_Your goal_:
How many lines in the entries below contain the string "csum"? Reply with the number only.

_Stored data_:
-- Opening Marker --
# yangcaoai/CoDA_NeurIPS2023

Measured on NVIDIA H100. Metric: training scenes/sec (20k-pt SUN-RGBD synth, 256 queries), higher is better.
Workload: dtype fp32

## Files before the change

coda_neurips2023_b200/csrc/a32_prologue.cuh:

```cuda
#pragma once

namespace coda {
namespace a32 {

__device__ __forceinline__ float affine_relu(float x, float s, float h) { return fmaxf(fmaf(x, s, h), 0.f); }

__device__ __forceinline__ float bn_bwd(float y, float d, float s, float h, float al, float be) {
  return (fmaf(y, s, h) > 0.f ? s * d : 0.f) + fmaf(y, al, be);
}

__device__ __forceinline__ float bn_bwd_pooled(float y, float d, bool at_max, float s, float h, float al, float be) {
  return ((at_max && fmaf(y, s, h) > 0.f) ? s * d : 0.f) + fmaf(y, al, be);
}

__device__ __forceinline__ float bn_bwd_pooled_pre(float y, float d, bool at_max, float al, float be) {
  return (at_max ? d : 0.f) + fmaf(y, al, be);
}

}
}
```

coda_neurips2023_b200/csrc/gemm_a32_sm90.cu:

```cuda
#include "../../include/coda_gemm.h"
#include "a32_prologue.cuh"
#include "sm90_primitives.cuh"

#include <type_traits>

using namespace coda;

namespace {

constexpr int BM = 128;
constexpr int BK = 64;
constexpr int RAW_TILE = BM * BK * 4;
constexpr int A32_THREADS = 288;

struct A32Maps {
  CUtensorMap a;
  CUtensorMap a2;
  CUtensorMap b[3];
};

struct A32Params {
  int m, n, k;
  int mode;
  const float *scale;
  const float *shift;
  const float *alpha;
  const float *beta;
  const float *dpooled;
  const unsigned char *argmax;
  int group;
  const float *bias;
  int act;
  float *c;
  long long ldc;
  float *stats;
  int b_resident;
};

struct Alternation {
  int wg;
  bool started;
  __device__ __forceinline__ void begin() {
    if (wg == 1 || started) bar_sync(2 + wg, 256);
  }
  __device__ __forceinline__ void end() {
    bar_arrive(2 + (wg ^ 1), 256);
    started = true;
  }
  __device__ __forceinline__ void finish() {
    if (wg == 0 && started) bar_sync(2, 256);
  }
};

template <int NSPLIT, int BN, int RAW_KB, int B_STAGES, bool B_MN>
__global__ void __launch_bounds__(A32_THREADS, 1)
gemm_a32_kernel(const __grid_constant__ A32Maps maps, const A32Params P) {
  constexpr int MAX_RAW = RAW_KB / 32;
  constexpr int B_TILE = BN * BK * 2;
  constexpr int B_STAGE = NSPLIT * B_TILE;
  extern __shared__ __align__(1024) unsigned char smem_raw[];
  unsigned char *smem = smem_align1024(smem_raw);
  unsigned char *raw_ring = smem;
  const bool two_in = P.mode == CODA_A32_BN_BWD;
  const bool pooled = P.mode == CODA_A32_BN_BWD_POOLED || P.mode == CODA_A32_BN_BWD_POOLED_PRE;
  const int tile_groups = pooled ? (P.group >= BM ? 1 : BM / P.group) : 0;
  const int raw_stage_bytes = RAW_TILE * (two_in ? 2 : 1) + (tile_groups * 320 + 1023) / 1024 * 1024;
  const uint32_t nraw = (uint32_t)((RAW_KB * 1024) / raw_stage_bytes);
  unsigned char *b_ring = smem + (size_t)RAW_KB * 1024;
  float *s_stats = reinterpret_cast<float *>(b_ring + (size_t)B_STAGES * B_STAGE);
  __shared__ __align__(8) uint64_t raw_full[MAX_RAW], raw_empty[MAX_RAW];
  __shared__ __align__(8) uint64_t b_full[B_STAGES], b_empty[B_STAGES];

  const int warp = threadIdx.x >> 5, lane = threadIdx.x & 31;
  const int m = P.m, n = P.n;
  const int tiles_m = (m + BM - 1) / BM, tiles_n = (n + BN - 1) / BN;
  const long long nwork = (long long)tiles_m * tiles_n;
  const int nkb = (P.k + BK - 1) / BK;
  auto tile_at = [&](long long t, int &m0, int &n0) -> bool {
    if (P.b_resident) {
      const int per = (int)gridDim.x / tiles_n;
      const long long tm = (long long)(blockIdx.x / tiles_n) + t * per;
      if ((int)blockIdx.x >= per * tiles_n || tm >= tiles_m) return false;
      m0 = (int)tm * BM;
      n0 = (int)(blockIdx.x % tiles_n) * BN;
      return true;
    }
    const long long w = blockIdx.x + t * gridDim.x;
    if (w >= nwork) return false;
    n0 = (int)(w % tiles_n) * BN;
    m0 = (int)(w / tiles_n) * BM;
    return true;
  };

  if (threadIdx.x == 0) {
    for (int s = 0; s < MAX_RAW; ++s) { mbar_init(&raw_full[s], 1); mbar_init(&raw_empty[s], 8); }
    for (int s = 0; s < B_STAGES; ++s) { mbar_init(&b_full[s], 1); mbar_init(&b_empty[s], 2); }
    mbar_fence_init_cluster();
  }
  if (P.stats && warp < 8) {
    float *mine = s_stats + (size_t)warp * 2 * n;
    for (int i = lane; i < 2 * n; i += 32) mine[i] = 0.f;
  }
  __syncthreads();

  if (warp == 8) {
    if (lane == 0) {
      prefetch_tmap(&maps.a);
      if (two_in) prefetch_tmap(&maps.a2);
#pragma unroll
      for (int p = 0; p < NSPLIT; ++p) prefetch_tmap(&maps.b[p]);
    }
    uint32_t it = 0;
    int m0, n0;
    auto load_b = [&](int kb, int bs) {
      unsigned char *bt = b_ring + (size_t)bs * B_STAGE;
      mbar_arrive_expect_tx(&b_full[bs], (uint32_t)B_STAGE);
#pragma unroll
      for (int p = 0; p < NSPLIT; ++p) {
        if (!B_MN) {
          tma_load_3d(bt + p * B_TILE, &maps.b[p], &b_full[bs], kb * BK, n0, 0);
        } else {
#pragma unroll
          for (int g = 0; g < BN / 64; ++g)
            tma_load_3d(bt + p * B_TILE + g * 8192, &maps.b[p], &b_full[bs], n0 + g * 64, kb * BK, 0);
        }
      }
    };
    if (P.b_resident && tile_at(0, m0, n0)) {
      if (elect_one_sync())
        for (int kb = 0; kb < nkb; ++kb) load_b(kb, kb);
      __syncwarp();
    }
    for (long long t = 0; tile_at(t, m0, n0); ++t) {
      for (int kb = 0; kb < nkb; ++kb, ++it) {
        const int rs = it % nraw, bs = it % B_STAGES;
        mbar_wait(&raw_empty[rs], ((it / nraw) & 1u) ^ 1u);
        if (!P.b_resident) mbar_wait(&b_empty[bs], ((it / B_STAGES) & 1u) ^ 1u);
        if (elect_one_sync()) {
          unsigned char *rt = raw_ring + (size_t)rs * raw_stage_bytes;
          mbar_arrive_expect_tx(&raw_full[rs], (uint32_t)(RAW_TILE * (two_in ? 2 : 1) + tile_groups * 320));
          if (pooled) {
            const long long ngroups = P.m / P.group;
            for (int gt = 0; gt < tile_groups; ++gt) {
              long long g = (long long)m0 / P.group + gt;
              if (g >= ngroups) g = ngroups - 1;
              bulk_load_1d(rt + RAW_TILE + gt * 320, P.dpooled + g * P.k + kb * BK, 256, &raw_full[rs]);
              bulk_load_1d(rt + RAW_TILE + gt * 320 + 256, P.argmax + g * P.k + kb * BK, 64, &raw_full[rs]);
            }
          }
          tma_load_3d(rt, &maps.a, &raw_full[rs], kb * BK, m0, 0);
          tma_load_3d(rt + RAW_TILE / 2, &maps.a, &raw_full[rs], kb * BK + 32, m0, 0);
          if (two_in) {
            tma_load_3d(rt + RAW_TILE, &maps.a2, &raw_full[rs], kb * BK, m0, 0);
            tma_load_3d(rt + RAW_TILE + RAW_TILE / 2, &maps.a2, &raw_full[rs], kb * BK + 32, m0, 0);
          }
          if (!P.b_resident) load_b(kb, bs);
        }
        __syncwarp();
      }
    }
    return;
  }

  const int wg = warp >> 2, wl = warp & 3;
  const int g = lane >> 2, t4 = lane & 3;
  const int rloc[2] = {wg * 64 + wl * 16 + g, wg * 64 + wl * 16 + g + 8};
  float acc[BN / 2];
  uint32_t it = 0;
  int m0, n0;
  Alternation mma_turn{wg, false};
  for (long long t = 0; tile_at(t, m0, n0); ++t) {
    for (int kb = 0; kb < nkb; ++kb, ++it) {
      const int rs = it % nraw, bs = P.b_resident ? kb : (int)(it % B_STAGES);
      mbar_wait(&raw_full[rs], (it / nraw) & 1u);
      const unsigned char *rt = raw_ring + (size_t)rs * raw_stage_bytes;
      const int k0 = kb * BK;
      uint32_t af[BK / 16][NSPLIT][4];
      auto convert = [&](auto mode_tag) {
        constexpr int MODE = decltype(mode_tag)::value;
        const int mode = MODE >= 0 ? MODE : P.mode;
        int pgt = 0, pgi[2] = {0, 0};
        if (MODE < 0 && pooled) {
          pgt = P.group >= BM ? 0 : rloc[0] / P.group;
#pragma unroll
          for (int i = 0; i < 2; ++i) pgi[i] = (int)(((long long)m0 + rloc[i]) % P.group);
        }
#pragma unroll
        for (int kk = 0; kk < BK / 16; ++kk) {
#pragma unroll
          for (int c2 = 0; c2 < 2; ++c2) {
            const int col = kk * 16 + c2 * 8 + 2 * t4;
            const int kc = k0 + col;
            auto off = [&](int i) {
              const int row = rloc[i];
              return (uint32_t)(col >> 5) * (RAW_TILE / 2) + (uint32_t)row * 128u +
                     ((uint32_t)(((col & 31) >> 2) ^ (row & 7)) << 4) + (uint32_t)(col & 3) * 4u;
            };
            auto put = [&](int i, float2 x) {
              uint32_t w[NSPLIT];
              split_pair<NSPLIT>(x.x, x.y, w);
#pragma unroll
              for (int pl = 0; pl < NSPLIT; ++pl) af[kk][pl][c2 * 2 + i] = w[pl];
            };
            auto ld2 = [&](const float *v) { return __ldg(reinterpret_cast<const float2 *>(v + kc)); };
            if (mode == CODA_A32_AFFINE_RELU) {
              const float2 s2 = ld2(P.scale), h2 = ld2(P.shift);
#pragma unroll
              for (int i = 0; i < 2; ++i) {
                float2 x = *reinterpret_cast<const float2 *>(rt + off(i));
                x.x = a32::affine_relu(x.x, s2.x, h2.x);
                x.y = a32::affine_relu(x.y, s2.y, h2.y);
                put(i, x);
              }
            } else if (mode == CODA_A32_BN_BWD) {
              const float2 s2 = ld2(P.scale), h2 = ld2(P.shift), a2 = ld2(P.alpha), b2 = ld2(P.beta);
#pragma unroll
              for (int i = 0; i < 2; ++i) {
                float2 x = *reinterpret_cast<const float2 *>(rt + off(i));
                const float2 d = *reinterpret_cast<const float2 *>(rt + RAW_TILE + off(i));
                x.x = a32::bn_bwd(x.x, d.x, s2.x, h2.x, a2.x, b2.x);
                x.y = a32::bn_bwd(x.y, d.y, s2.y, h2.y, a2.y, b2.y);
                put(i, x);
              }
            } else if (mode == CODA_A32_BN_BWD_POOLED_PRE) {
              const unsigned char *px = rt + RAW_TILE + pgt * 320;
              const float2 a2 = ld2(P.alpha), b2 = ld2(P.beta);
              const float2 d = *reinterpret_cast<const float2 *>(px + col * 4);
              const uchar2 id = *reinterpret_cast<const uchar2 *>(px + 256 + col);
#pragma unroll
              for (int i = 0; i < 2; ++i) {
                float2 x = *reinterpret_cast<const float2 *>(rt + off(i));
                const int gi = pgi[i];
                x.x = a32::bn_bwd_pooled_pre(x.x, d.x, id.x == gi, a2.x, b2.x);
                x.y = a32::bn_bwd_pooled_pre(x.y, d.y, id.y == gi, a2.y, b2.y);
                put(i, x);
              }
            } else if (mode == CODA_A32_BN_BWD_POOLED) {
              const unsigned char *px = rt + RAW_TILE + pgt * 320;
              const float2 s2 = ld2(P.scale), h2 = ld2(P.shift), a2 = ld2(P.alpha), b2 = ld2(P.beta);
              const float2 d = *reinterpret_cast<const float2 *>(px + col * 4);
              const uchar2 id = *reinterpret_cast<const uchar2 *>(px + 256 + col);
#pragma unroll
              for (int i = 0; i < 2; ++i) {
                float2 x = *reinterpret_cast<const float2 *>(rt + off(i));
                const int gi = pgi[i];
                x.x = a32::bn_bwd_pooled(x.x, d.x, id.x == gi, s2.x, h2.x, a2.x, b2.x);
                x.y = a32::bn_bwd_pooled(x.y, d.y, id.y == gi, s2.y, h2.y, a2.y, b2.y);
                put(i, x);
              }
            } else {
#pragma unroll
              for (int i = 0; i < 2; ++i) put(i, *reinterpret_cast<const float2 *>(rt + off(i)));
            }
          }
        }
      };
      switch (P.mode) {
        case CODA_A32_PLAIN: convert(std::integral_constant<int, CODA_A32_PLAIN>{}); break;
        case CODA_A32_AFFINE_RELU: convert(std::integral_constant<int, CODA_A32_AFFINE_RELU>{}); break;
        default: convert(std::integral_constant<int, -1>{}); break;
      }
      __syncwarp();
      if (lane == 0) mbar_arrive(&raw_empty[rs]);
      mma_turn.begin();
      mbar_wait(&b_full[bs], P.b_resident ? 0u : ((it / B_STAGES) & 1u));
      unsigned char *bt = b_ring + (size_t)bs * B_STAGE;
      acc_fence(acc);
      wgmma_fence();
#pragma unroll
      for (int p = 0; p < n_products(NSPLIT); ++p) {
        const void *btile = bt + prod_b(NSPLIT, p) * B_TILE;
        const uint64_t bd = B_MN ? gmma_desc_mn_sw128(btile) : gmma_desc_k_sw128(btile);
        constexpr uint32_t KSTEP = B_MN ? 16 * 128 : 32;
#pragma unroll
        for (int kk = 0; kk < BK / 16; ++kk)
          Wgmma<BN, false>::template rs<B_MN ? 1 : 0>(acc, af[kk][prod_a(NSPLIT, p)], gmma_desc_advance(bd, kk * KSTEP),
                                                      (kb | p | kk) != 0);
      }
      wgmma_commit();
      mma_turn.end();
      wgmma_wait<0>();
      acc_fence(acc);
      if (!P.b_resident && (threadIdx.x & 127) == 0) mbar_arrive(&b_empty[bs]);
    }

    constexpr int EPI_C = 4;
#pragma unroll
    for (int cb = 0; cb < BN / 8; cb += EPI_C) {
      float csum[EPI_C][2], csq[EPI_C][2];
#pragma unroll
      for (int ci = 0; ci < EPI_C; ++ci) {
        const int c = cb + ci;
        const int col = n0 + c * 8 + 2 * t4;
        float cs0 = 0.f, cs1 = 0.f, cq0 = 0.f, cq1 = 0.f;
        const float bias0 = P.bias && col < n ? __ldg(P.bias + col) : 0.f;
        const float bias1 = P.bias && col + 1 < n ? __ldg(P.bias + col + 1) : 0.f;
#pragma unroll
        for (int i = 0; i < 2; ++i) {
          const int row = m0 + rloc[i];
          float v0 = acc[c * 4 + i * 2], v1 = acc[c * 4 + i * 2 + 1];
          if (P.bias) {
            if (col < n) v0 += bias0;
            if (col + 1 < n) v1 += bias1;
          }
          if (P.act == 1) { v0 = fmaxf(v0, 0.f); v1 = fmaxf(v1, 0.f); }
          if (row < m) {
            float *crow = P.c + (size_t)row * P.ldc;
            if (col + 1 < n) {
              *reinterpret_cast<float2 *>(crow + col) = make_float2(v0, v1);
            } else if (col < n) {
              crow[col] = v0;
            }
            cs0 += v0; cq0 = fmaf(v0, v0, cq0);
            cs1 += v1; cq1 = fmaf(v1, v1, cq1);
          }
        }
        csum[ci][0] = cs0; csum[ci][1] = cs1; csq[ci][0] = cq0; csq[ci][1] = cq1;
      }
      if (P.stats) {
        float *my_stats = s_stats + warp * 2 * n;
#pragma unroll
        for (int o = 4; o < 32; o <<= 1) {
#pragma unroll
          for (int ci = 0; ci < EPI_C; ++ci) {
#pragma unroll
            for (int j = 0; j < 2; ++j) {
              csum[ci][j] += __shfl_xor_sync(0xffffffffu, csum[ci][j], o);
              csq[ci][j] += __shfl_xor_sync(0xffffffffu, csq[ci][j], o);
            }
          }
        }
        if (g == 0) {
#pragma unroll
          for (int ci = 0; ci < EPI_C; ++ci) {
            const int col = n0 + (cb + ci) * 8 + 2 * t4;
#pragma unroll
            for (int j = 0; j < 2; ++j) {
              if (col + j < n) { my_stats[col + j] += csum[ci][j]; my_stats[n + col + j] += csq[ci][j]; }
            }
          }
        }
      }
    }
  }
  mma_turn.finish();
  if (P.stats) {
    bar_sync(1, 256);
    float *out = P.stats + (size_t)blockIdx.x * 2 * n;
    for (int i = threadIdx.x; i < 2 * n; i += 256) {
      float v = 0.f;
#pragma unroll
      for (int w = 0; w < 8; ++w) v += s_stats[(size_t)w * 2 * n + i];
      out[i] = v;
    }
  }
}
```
-- Closing Marker --
_Output below_:
4